▸ **Brief**
Examine each line of the data, and copy the ones containing "lines".

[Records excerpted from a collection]
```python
# ... 197 lines not shown
            for gq in self.opt.param_groups:
                gq["initial_lr"] = gq["lr"]
        self.batches_per_epoch = max(1, batches_per_epoch)
        self.warmup_epochs = int(c.get("warmup_epochs", 0))
        self.warmup_steps = self.warmup_epochs * self.batches_per_epoch if self.warmup_epochs > 0 else 0
        self.scheduler = None
        if c.get("scheduler") == "cosine":
            self.scheduler = torch.optim.lr_scheduler.CosineAnnealingLR(self.opt, T_max=c.get("epochs", 100),
                                                                        eta_min=self.lr * 0.5)
        self.ema_decay = 1.0 - 1.0 / (10.0 * self.batches_per_epoch)
        self.global_step = 0
        ng = len(self.opt.param_groups)
        self._hyper_ring = [torch.zeros(ng, 4, dtype=torch.float32).pin_memory() for _ in range(self.HYPER_SLOTS)]
        self._hyper_ev = [None] * self.HYPER_SLOTS
        self._hyper_k = 0
        self._hyper_last = None
        self.hyper = torch.zeros(ng, 4, dtype=torch.float32, device=self.device)

    HYPER_SLOTS = 16

    def _hyper_values(self):
        rows = []
        for gq in self.opt.param_groups:
            clip = self.clip * (0.1 if (self.learnable and gq.get("name") == "basis") else 1.0)
            rows.append((float(gq["lr"]), float(self.wd), float(clip)))
        return tuple(rows)

    def _push_hyper(self):
        vals = self._hyper_values()
        if vals == self._hyper_last:
            return
        k = self._hyper_k
        self._hyper_k = (k + 1) % self.HYPER_SLOTS
        if self._hyper_ev[k] is not None:
            self._hyper_ev[k].synchronize()
        slot = self._hyper_ring[k]
        for i, (lr, wd, clip) in enumerate(vals):
            slot[i, 0], slot[i, 1], slot[i, 2] = lr, wd, clip
        self.hyper.copy_(slot, non_blocking=True)
        ev = torch.cuda.Event()
        ev.record(torch.cuda.current_stream())
        self._hyper_ev[k] = ev
        self._hyper_last = vals

    def begin_epoch(self, epoch: int):
        if not (self.learnable and self.unfreeze_epoch > 0):
            return
        for gq in self.opt.param_groups:
            if gq.get("name") != "basis":
                continue
            if epoch == self.unfreeze_epoch:
                gq["lr"] = gq["target_lr"] * (0.1 if self.rampup_epochs > 0 else 1.0)
            elif self.unfreeze_epoch < epoch < self.unfreeze_epoch + self.rampup_epochs:
                gq["lr"] = gq["target_lr"] * (0.1 + 0.9 * (epoch - self.unfreeze_epoch) / self.rampup_epochs)

    def end_epoch(self, epoch: int):
        if self.scheduler is not None and epoch >= self.warmup_epochs:
            with warnings.catch_warnings():
                warnings.simplefilter("ignore")
                self.scheduler.step()

    def _penalty_terms(self):
        c, m = self.cfg, self.model
        terms = []
        if self.learnable:
            w = float(c.get("domain_penalty_weight", 0.0))
            if w > 0:
                terms.append(w * m.compute_domain_penalty())
            w = float(c.get("movement_penalty_weight", 0.0))
            if w > 0:
                terms.append(w * m.compute_movement_penalty())
        stype = c.get("sparsity_penalty_type", "none")
        l1, lg = float(c.get("sparsity_lambda_l1", 0.001)), float(c.get("sparsity_lambda_group", 0.01))
        if stype != "none" and (l1 != 0.0 or lg != 0.0):
            pen = m.compute_sparsity_penalty(penalty_type=stype, lambda_l1=l1, lambda_group=lg)
            if c.get("sparsity_apply_to_spatial", True):
                terms.append(pen["spatial_penalty"])
            if c.get("sparsity_apply_to_temporal", True):
                terms.append(pen["temporal_penalty"])
        if c.get("regression_type") == "multi-quantile" and c.get("use_delta_reparameterization", False):
            lam = float(c.get("non_crossing_lambda", 0.0))
            if lam > 0 and m.delta_params is not None and len(m.delta_params) > 1:
                pnc = 0.0
                for d in list(m.delta_params)[1:]:
                    pnc = pnc + d[0] - torch.max(d[0], torch.clamp(-d[1:], min=0.0).sum())
                terms.append(lam * pnc)
        return terms

    def _add_penalty_grads(self):
        terms = self._penalty_terms()
        if not terms:
            return None
        total = sum(terms)
        params = [p for p in self.model.parameters() if p.requires_grad]
        sb = self.model.spatial_basis
        sb._hook_enabled = False
        try:
            grads = torch.autograd.grad(total, params, allow_unused=True)
        finally:
            sb._hook_enabled = True
        for p, gr in zip(params, grads):
            if gr is not None:
                self.flat.gviews[id(p)].add_(gr)
        return total.detach()

    def _finish_special_grads(self):
        m = self.model
        if m.delta_params is not None:
            dbeta = torch.cat([self.flat.g_head_b[:, None], self.flat.g_head_w], dim=1)
            ddelta = torch.flip(torch.cumsum(torch.flip(dbeta, [0]), dim=0), [0])
            for k, d in enumerate(m.delta_params):
                self.flat.gviews[id(d)].copy_(ddelta[k])

    def _damp_center_grads(self):
        sb = self.model.spatial_basis
        if self.learnable and sb.gradient_damping:
            gv = self.flat.gviews[id(sb.centers)]
            gv.copy_(sb._damping_factor() * gv)

    def _step_compute(self, table, perm, row_begin: int, n_rows: int, global_rows: int, key_offset: int = 0):
        ex, fl = self.ex, self.flat
        if not self._g_clean:
            fl.g.zero_()
            ex.loss_acc.zero_()
        self._g_clean = False
        self._refresh_head()
        ex.prepare(force=True, for_backward=True)
        pts = ops.make_points(table.coords, table.t, table.X, index=perm, row_begin=row_begin, n_rows=n_rows)
        ex.forward(pts, train=True, seed=self.seed, y=table.y, loss=self.loss, inv_count=1.0 / (global_rows * self.q),
                   save=True, prepared=True, step_ptr=self.step_count, key_offset=key_offset)
        ex.backward(zero=False)
        self._finish_special_grads()

    def _step_exchange(self):
        if self.world > 1:
            if self._peer is not None:
                fuse = self._norm_fused()
                self._peer.allreduce(self.flat.g, self.step_count, self.flat.group_end if fuse else None, self.sqnorms)
            else:
                dist.all_reduce(self.flat.g[:self.flat.n_exchange])

    def _norm_fused(self) -> bool:
        return self._peer is not None and self.world > 1 and self.clip > 0 and not self._param_terms_possible

    def _step_update(self):
        ex, fl = self.ex, self.flat
        pen = self._add_penalty_grads()
        self._damp_center_grads()
        fused_tail = not self._norm_fused()
        scratch_tail = fl.n_scratch > 0
        ops.adamw_ema_step(fl.p, fl.g[:fl.n], fl.m, fl.v, fl.shadow, fl.group_end, self.hyper,
                           self.sqnorms if self.clip > 0 else None, self.step_count, ema_decay=self.ema_decay,
                           zero_grad=True, loss_acc=ex.loss_acc, loss_sum=self.loss_sum, loss_last=self.loss_last,
                           norm_ws=self._tail_ws if fused_tail else None)
        if scratch_tail:
            fl.g[fl.n:fl.n + fl.n_scratch].zero_()
        self._g_clean = True
        if pen is not None:
            self.loss_sum += pen

    def _step_body(self, table, perm, row_begin: int, n_rows: int, global_rows: int, key_offset: int = 0):
        self._step_compute(table, perm, row_begin, n_rows, global_rows, key_offset)
        self._step_exchange()
        self._step_update()

    def train_step(self, table, perm: torch.Tensor, row_begin: int, n_rows: int, global_rows: Optional[int] = None,
                   key_offset: Optional[int] = None):
        if global_rows is None:
            global_rows = n_rows
        if key_offset is None:
            key_offset = shard_rows(global_rows, self.rank, self.world)[0] if self.world > 1 else 0
        self._push_hyper()
        if self.use_cuda_graph:
            if self._stage_idx is None or self._stage_idx.shape[0] < n_rows:
                self._stage_idx = torch.zeros(max(n_rows, 1), dtype=torch.int64, device=self.device)
                self._graphs.clear()
            self._stage_idx[:n_rows].copy_(perm[row_begin:row_begin + n_rows])
            gkey = (n_rows, global_rows, table.coords.data_ptr(), table.t.data_ptr(), table.y.data_ptr(),
                    table.X.data_ptr() if table.X is not None else 0, key_offset)
            g = self._graphs.get(gkey)
            if g is None:
                with _CAPTURE_LOCK:
                    self._step_body(table, self._stage_idx, 0, n_rows, global_rows, key_offset)
                    torch.cuda.current_stream().synchronize()
                    mode = dict(capture_error_mode="thread_local")
                    one_graph = self.world == 1 or self._peer is not None
                    if one_graph:
                        g1 = torch.cuda.CUDAGraph()
                        with torch.cuda.graph(g1, **mode):
                            self._step_body(table, self._stage_idx, 0, n_rows, global_rows, key_offset)
                        g = (g1, None)
                    else:
                        g1, g2 = torch.cuda.CUDAGraph(), torch.cuda.CUDAGraph()
                        with torch.cuda.graph(g1, **mode):
                            self._step_compute(table, self._stage_idx, 0, n_rows, global_rows, key_offset)
                        with torch.cuda.graph(g2, **mode):
                            self._step_update()
                        g = (g1, g2)
                self._graphs[gkey] = g
            else:
                g[0].replay()
                if g[1] is not None:
                    self._step_exchange()
                    g[1].replay()
        else:
            self._step_body(table, perm, row_begin, n_rows, global_rows, key_offset)
        if self.global_step < self.warmup_steps:
            f = (self.global_step + 1) / self.warmup_steps
            for gq in self.opt.param_groups:
                gq["lr"] = gq["initial_lr"] * f
        self.global_step += 1

    def train_step_host(self, host_table, row_begin: int, n_rows: int, global_rows: Optional[int] = None,
                        lagged: bool = False) -> float:
        if self._host_stage is None or len(self._host_stage[0]) < n_rows:
            from stnf.dataio import ObservationTable
            z = lambda *sh: torch.zeros(*sh, dtype=torch.float32, device=self.device)
            mk = lambda: ObservationTable(z(n_rows, 2), z(n_rows), z(n_rows),
                                          z(n_rows, self.model.p) if self.model.p > 0 else None)
            self._host_stage = [mk(), mk()]
            self._graphs.clear()
            self._host_perm = torch.arange(n_rows, dtype=torch.int64, device=self.device)
            self._host_copy_stream = torch.cuda.Stream(device=self.device)
            self._host_ready = [torch.cuda.Event(), torch.cuda.Event()]
            self._host_done = [torch.cuda.Event(), torch.cuda.Event()]
            self._host_loss = [torch.full((1,), float("nan")).pin_memory(), torch.full((1,), float("nan")).pin_memory()]
            self._host_k = 0
            self._host_pending = None
            main = torch.cuda.current_stream()
            for e in self._host_done:
                e.record(main)
        k = self._host_k
        self._host_k ^= 1
        st = self._host_stage[k]
        sl = slice(row_begin, row_begin + n_rows)
        main = torch.cuda.current_stream()

        def copy_batch():
            st.coords[:n_rows].copy_(host_table.coords[sl], non_blocking=True)
            st.t[:n_rows].copy_(host_table.t[sl], non_blocking=True)
            st.y[:n_rows].copy_(host_table.y[sl], non_blocking=True)
            if st.X is not None:
                st.X[:n_rows].copy_(host_table.X[sl], non_blocking=True)

        if lagged or self._host_pending is not None:
            with torch.cuda.stream(self._host_copy_stream):
                self._host_copy_stream.wait_event(self._host_done[k])
                copy_batch()
                self._host_ready[k].record(self._host_copy_stream)
            main.wait_event(self._host_ready[k])
        else:
            copy_batch()
        self.train_step(st, self._host_perm, 0, n_rows, global_rows)
        self._host_loss[k].copy_(self.loss_last, non_blocking=True)
        self._host_done[k].record(main)
        prev, self._host_pending = self._host_pending, k
        if not lagged:
            self._host_done[k].synchronize()
            self._host_pending = None
            return float(self._host_loss[k].item())
        if prev is None:
            return float("nan")
        self._host_done[prev].synchronize()
        return float(self._host_loss[prev].item())

    def flush_host_loss(self) -> float:
        if self._host_pending is None:
            return float("nan")
        k, self._host_pending = self._host_pending, None
        self._host_done[k].synchronize()
        return float(self._host_loss[k].item())

    @property
    def launches_per_step(self) -> int:
        nh = self.ex.spec.n_hidden
        n = 1
        n += nh + nh + nh
        if self.learnable:
            n += 3
        n += 1 if not self._norm_fused() else 2
        if self._peer is not None and self.world > 1:
            n += 1
        return n

    def profile_step(self, table, perm, n_rows: int, global_rows: int, repeats: int = 10) -> dict:
        rec: List[tuple] = []
        saved = {}

        def wrap(name, fn, flops_of):
            def inner(*a, **k):
                e0, e1 = torch.cuda.Event(enable_timing=True), torch.cuda.Event(enable_timing=True)
                e0.record()
                r = fn(*a, **k)
                e1.record()
                rec.append((name(*a, **k) if callable(name) else name, e0, e1, flops_of(*a, **k)))
                return r
            return inner

        rows = float(n_rows)
        f_fwd = lambda a: 2.0 * rows * a.layer.n_in * a.layer.n_out
        f_bwd = lambda a: 2.0 * rows * a.layer.n_out * (a.layer.n_in + (a.n_next if not a.head else 0))
        f_wg = lambda a: 2.0 * rows * a.n_in * a.n_out
        patches = {
            "layer_fwd": (lambda a: f"layer_fwd[{a.layer.layer_id}]", f_fwd),
            "layer_bwd": (lambda a: f"layer_bwd[{a.layer.layer_id}]", f_bwd),
            "wgrad": (lambda a: f"wgrad[{a.n_in}x{a.n_out}]", f_wg),
            "knot_grad": ("knot_grad", lambda a: 2.0 * rows * a.n_out * self.model.k_spatial),
# ... 172 lines not shown
```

▸ **Task response**
# ... 197 lines not shown
# ... 172 lines not shown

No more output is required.